А за другим столиком беседовали двое мужчин:

— И вот, когда я был уже почти совсем на пределе... Я подошел к выходу и направился к «кадиллаку».

Швейцар улыбнулся мне, я улыбнулся швейцару. До чего все было похоже на вечернюю прогулку...

Глава 7

Утром в понедельник я подъехал к дому Уэбба в Медине. Было десять тридцать, а около одиннадцати в этот район доставляли утреннюю почту, с которой должна была прибыть пленка, отснятая Уэббом на Гавайях. И я хотел получить эту пленку.

Сначала я не считал эту пленку важной, но теперь я надеялся, что она поможет в расследовании этого дела, которое становилось все более и более сложным.

Но прежде всего нужно было добраться до этой пленки.

Улица у дома Уэбба была залита водой. У подножия каменной лестницы стояла полицейская машина Недалеко от дома у края дороги стояли мужчина и женщина. Я остановился и выглянул в окошко:

— Что тут происходит?

— Ночью пожар был, — ответил мужчина. — В доме мистера Олдена. — Он махнул рукой.

— Когда это было?

— Утром, часа в три-четыре. Ну и суматоха была. Пожарные машины, сирены. Но сгореть дому дотла не дали.

Больше ничего он не знал. Я поблагодарил и двинулся дальше, поставив свою машину за полицейской, в которой сейчас никого не было. Я поднялся по ступенькам и постучал в дверь. Полицейский в штатском подошел к двери, и я с радостью увидел, что это Дуган.

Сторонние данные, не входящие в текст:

__device__ __forceinline__ void lds_dma16(const void *gsrc, void *ldst) {
    __builtin_amdgcn_global_load_lds((const __attribute__((address_space(1))) void *)gsrc,
                                     (__attribute__((address_space(3))) void *)ldst, 16, 0, 0);
}
__device__ __forceinline__ void lds_dma16_sv(const unsigned char *uniform_base, unsigned lane_off, void *ldst) {
    asm("" : "+s"(uniform_base));
    asm volatile("" : "+v"(lane_off));
    lds_dma16(uniform_base + lane_off, ldst);
}

template <int W, bool FOLD, bool ODDV>
__device__ __forceinline__ void issue_lut_row(const unsigned char *__restrict__ lut_rows, int row,
                                              unsigned char *lds_row, int wave, int lane) {
    static_assert(!ODDV || FOLD, "the folded forms' tiles");
    constexpr int kPieces = ODDV ? lut_pieces(FOLD) - 8 : lut_pieces(FOLD);
    const unsigned lane16 = (unsigned)lane * 16u;
#pragma unroll
    for (int j = 0; j < (kPieces + W - 1) / W; ++j) {
        if (kPieces % W == 0 || wave + W * j < kPieces) {
            const int i = wave + W * j, piece = ODDV ? i + 2 * (i >> 2) : i;
            const unsigned char *g = lut_rows + ((size_t)row * row_bytes(FOLD) + (size_t)piece * 1024);
            lds_dma16_sv(g, lane16, lds_row + piece * 1024);
        }
    }
}

constexpr int kWStepBytes = 16384;
__device__ __forceinline__ constexpr int wstage_slot(int step) { return step % 3 == 0 ? 0 : (step % 3 == 1 ? 32768 : 16384); }
static_assert(wstage_slot(0) + kWStepBytes <= row_bytes(true) && wstage_slot(10) >= row_bytes(false) &&
              wstage_slot(10) + kWStepBytes <= 2 * row_bytes(true), "both forms' row buffers");

template <int W>
__device__ __forceinline__ void issue_w_step(const unsigned char *__restrict__ wfrag, int step, unsigned char *lds,
                                             int wave, int lane) {
    const unsigned lane16 = (unsigned)lane * 16u;
    unsigned char *d = lds + wstage_slot(step);
#pragma unroll
    for (int j = 0; j < 16 / W; ++j) {
        const unsigned char *g = wfrag + ((size_t)step * kWStepBytes + (size_t)(wave + W * j) * 1024);
        lds_dma16_sv(g, lane16, d + (wave + W * j) * 1024);
    }
}

template <int N> __device__ __forceinline__ void wait_vmcnt() { asm volatile("s_waitcnt vmcnt(%0)" ::"n"(N) : "memory"); }

struct RawSrc { const unsigned char *base; unsigned lane_off; };
__device__ __forceinline__ constexpr int clamp_row(int row) { return row < 0 ? 0 : (row > 31 ? 31 : row); }
__device__ __forceinline__ void issue_raw_row(const RawSrc &src, int row, unsigned char *ring, int slot) {
    const unsigned char *g = src.base + row * 128;
    lds_dma16_sv(g, src.lane_off, ring + slot * 2048);
    lds_dma16_sv(g + 64, src.lane_off, ring + slot * 2048 + 1024);
}

#pragma clang fp contract(off)

__device__ __forceinline__ float max3_tiny(float a, float b) {
    return __builtin_fmaxf(__builtin_fmaxf(a, b), 1e-30f);
}
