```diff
diff --git a/vittracker_amd/csrc/vt_weights.h b/vittracker_amd/csrc/vt_weights.h
--- a/vittracker_amd/csrc/vt_weights.h
+++ b/vittracker_amd/csrc/vt_weights.h
@@ -314,12 +314,15 @@
             if (i >= 2 && (rc = opnd_inplace(m->stem_w[i].p, img.size()))) return rc;
 #endif
             if (i == 1) {
-                std::vector<float> k((size_t)9 * 2 * 16 * 4, 0.f);
-                for (int tap = 0; tap < 9; ++tap)
-                    for (int oc = 0; oc < STEM_CH[2]; ++oc)
-                        for (int ic = 0; ic < STEM_CH[1]; ++ic)
-                            k[(((size_t)tap * 2 + ic / 4) * 16 + oc) * 4 + ic % 4] = (float)w[((size_t)oc * STEM_CH[1] + ic) * 9 + tap];
-                if ((rc = upload(m->stem_w2k, k))) return rc;
+                static_assert(STEM_CH[2] == 12 && STEM_CH[1] == 6, "l2_quads: three groups of four output channels over 54 k-steps");
+                std::vector<float> k((size_t)3 * 4 * 64, 0.f);
+                for (int g = 0; g < 3; ++g)
+                    for (int kg = 0; kg < 4; ++kg)
+                        for (int l = 0; l < 64; ++l) {
+                            const int kk = 16 * kg + (l >> 2), tap = kk / 6, ic = kk % 6, oc = 4 * g + (l & 3);
+                            if (kk < 54) k[((size_t)g * 4 + kg) * 64 + l] = (float)w[((size_t)oc * STEM_CH[1] + ic) * 9 + tap];
+                        }
+                if ((rc = upload(m->stem_w2q, k))) return rc;
             }
             if (i == 2) {
                 std::vector<uint16_t> img3((size_t)2 * 4 * 3 * 64 * 8, 0);
```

Увидев меня, он покачал головой:

— Шелл, ты слишком рискуешь, приехав сюда. Фарли считает, что пожар устроил ты.

— Может, он думает, что и Рим я поджег? Что здесь произошло?

Он оглянулся, а потом сказал мне, что пожар был неслучайным, кто-то поджег дом. Огонь вспыхнул в студии и лаборатории, там сгорело все. Кроме того, выгорела часть спальни. Потом пожарным удалось погасить огонь.

— А что сгорело? — спросил я.

— Почти все фотооборудование, пленки, разные статуэтки и безделушки, привезенные Олденом из разных мест.

— Негативы, слайды и фотографии тоже?

— Да. — Он улыбнулся. — Я читывал этот журнал. Страшно подумать, что все эти прекрасные фотографии сгорели.

— Ты не одинок в своем горе.

Я сожалел о случившемся больше него, хотя и по другой причине: я возлагал большие надежды на негативы, с которых печатались цветные вкладки журнала «В-а-а-у!».

— Я хотел бы заглянуть в дом. О'кей? Дуган заерзал:

— Фарли вышел куда-то, но вот-вот вернется. Если он тебя увидит, он от злости лопнет.

— Не скажу, что умру о горя, если это случится. Так я на минутку, а?

Он заколебался. Поэтому я сказал:

— Думаю, что знаю, почему сожгли дом. Он нахмурился:

— Да? Так выкладывай почему?

— Ты мне не поверишь.

— А ты попробуй. Я пожал плечами:

— Эти четыре веснушки...

Он мне не поверил. Однако мотнул головой и сказал:

— Давай по-быстрому.

Я вошел в дом. Я пересек прокопченную и залитую водой гостиную, заглянул в студию. И студия, и лаборатория практически полностью сгорели, мне там искать было нечего. Я посмотрел на то место, где в ту ночь лежало тело Уэбба, и двинулся прочь. Но вдруг остановился. Толстая колода обуглившегося дерева лежала на почерневшем полу. Это было все, что осталось от прекрасной скульптуры Пана. Вид этот расстроил меня, но вдруг я почувствовал, что загривок мой ощетинивается. Я начинал кое-что понимать.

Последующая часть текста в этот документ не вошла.